The federal engineer charged with reviewing the Interior Department’s report on the Gold King Mine spill said he had misgivings about it but felt under pressure to sign off, according to emails released this week.
“I’m not happy with the report,” said Richard Olsen, senior geotechnical engineer with the U.S. Army Corps of Engineers (USACE), in an Oct. 14 email released by the House Committee on Natural Resources.
The emails, obtained by the committee as part of its investigation into the Aug. 5 spill caused by an Environmental Protection Agency-led crew, show that Mr. Olsen was troubled by what he called the “limited scope” of the technical evaluation released Oct. 22 by the Interior’s Bureau of Reclamation.
“I don’t really want to sign off on the report (which they want),” said Mr. Olsen, the report’s peer reviewer.
He said the report “in concept is an independent investigation of a failure,” but that it “reads like an internal investigation of a failure.”
Mr. Olsen also implied that the department may have been too close to the EPA to conduct a truly independent probe, saying, “The issue is that they work a lot with EPA on mining issues.”
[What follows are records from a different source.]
template <int C, int TILE>
__global__ __launch_bounds__(256, 2) void resunit_split_kernel(RuSplitArgs a) {
  using Cfg = RuSplitCfg<C>;
  constexpr int WAVES_N = Cfg::WAVES_N, ROW = Cfg::ROW, H = Cfg::H;
  constexpr int HL = 64 / TILE, TM = 32 / TILE, TN = 64 / TILE, NREG = TILE * TILE / 64, NG = NREG / 4;
  typedef typename Mfma<TILE>::acc_t acc_t;
  extern __shared__ __attribute__((aligned(16))) unsigned char smem[];
  __bf16* xs = reinterpret_cast<__bf16*>(smem);

  const int tid = threadIdx.x, lane = tid & 63;
  const int wave = __builtin_amdgcn_readfirstlane(tid >> 6);
  const int wave_m = wave / WAVES_N, wave_n = wave % WAVES_N;
  const int r = lane & (TILE - 1), h = lane / TILE;
  const int b = blockIdx.y;
  const int t0 = blockIdx.x * a.bn_out;
  const int base = t0 - a.hla;
  const int T = a.T;
  const bool pair = a.w2 != nullptr;
  const float* __restrict__ xb = a.x + (size_t)b * C * T;

  const unsigned wrow = wave_m * 32 + r;
  bf16x8 wf[3];
  ru_request<C, TILE>(wf, a.w1, a.part_stride, wrow, h);

  if (base >= 0 && base + a.rows <= T)
    ru_stage_window<C, false>(a, xb, base, xs, tid);
  else
    ru_stage_window<C, true>(a, xb, base, xs, tid);

  acc_t acc[TM][TN];
#pragma unroll
  for (int mi = 0; mi < TM; ++mi)
#pragma unroll
    for (int ni = 0; ni < TN; ++ni)
#pragma unroll
      for (int i = 0; i < NREG; ++i) acc[mi][ni][i] = 0.f;
  __syncthreads();

  if (pair) {
    ru_contract<C, TILE, false>(wf, a.w1, a.part_stride, wrow, xs + (wave_n * 64 + r + a.sh) * ROW, a.plane, a.d1, a.k,
                                h, acc);
    ru_request<C, TILE>(wf, a.w2, a.part_stride, wrow, h);
    __syncthreads();
    const bool has_b1 = a.b1 != nullptr;
#pragma unroll
    for (int mi = 0; mi < TM; ++mi)
#pragma unroll
      for (int g = 0; g < NG; ++g) {
        const int c = wave_m * 32 + mi * TILE + 4 * h + 4 * HL * g;
        f32x4 bias = {0.f, 0.f, 0.f, 0.f};
        if (has_b1) {
#pragma unroll
          for (int e = 0; e < 4; ++e) bias[e] = a.b1[c + e];
        }
#pragma unroll
        for (int ni = 0; ni < TN; ++ni) {
          const int m = wave_n * 64 + ni * TILE + r;
          const int th = t0 - a.p2 + m;
          const bool inside = th >= 0 && th < T;
          float v[4];
#pragma unroll
          for (int e = 0; e < 4; ++e) {
            v[e] = acc[mi][ni][4 * g + e];
            if (has_b1) v[e] += bias[e];
            v[e] = v[e] > 0.f ? v[e] : v[e] * a.slope2;
            v[e] = inside ? v[e] : 0.f;
            acc[mi][ni][4 * g + e] = 0.f;
          }
          split3_store<4>(v, xs + m * ROW + c, a.plane);
        }
      }
    for (int i = tid; i < (a.k - 1) * Cfg::OCTS; i += 256) {
      bf16x8 z;
#pragma unroll
      for (int j = 0; j < 8; ++j) z[j] = (__bf16)0.f;
      __bf16* dst = xs + (H + i / Cfg::OCTS) * ROW + (i % Cfg::OCTS) * 8;
      *reinterpret_cast<bf16x8*>(dst) = z;
      *reinterpret_cast<bf16x8*>(dst + a.plane) = z;
      *reinterpret_cast<bf16x8*>(dst + 2 * a.plane) = z;
    }
    __syncthreads();
    ru_contract<C, TILE, true>(wf, a.w2, a.part_stride, wrow, xs + (wave_n * 64 + r) * ROW, a.plane, 1, a.k, h,
                               acc);
  } else {
    ru_contract<C, TILE, true>(wf, a.w1, a.part_stride, wrow, xs + (wave_n * 64 + r + a.sh) * ROW, a.plane, a.d1, a.k,
                               h, acc);
  }

  constexpr int NV = TN * NG;
  const float* __restrict__ bias_p = pair ? a.b2 : a.b1;
  const bool has_bias = bias_p != nullptr, has2 = a.add2 != nullptr;
#pragma unroll
  for (int mi = 0; mi < TM; ++mi) {
    const int c = wave_m * 32 + mi * TILE + r;
    const size_t row = ((size_t)b * C + c) * T;
    int t[NV];
    bool ok[NV];
#pragma unroll
    for (int n = 0; n < NV; ++n) {
      const int slot = wave_n * 64 + (n / NG) * TILE + 4 * h + 4 * HL * (n % NG);
      ok[n] = slot < a.bn_out && t0 + slot < T;
      t[n] = ok[n] ? t0 + slot : t0;
    }
    f32x4 t1[NV], t2[NV], v[NV];
    float bias = 0.f;
    if (has_bias) bias = bias_p[c];
#pragma unroll
    for (int n = 0; n < NV; ++n) t1[n] = *reinterpret_cast<const f32x4*>(a.x + row + t[n]);
    if (has2) {
#pragma unroll
      for (int n = 0; n < NV; ++n) t2[n] = *reinterpret_cast<const f32x4*>(a.add2 + row + t[n]);
    }
#pragma unroll
    for (int n = 0; n < NV; ++n)
#pragma unroll
      for (int e = 0; e < 4; ++e) v[n][e] = acc[mi][n / NG][(n % NG) * 4 + e];
    if (has_bias) {
#pragma unroll
      for (int n = 0; n < NV; ++n) v[n] += bias;
    }
#pragma unroll
    for (int n = 0; n < NV; ++n) v[n] += t1[n];
    if (has2) {
#pragma unroll
      for (int n = 0; n < NV; ++n) v[n] += t2[n];
    }
    if (a.out_div != 1.0f) {
#pragma unroll
      for (int n = 0; n < NV; ++n) v[n] = v[n] / a.out_div;
    }
#pragma unroll
    for (int n = 0; n < NV; ++n)
      if (ok[n]) *reinterpret_cast<f32x4*>(a.y + row + t[n]) = v[n];
  }
}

The email, part of a chain of communications generated by Mr. Olsen and other officials from Aug. 20 to Oct. 14, was obtained under a Feb. 17 subpoena issued by the committee to Interior Secretary Sally Jewell.
Mr. Olsen ultimately signed off on the report, but only after Interior officials agreed to place his objections in the executive summary.
The report said that he had “serious reservations” about the scope of the review, including questions over why there was an “urgency to start digging” even though a previous EPA coordinator had raised red flags.
In another Oct. 14 email, Mr. Olsen said he could not agree with the statement, “The results, findings, and recommendations provided in this Technical Evaluation of the Gold King Mine Incident are technically sound and consistent with current professional practice.”
Said Mr. Olsen, “My single simple answer is no. This will place me on a slipper[y] path, but it’s good for USACE because we must act and perform as the government experts.”
The technical evaluation concluded that the 3 million-gallon spill could have been avoided had the crew checked the water level before digging out debris plugging the inactive mine near Silverton, Colorado.
While Mr. Olsen said he agreed with the report’s explanation of the “reason for the failure,” he added that, “the discussions and involvement of people a month before and up to the day of the failure does not read good.”
Republicans on the House Committee on Natural Resources have accused the Obama administration of failing to hold accountable those responsible for the spill, which sent toxic wastewater down the Animas and San Juan rivers and into three states.
Chairman Rob Bishop has also referred to a “pattern of deception on the part of the EPA and DOI,” while administration officials insist they have cooperated with the committee’s investigation.
“We have been responsive to the Committee’s requests on this issue since August by providing Secretarial testimony, Committee staff briefings and thousands of pages of documents,” said the Interior Department in a Feb. 17 statement. “Interior is willing to continue to work to accommodate the Committee’s oversight interest but given our level of cooperation to date, we believe that a subpoena is premature.”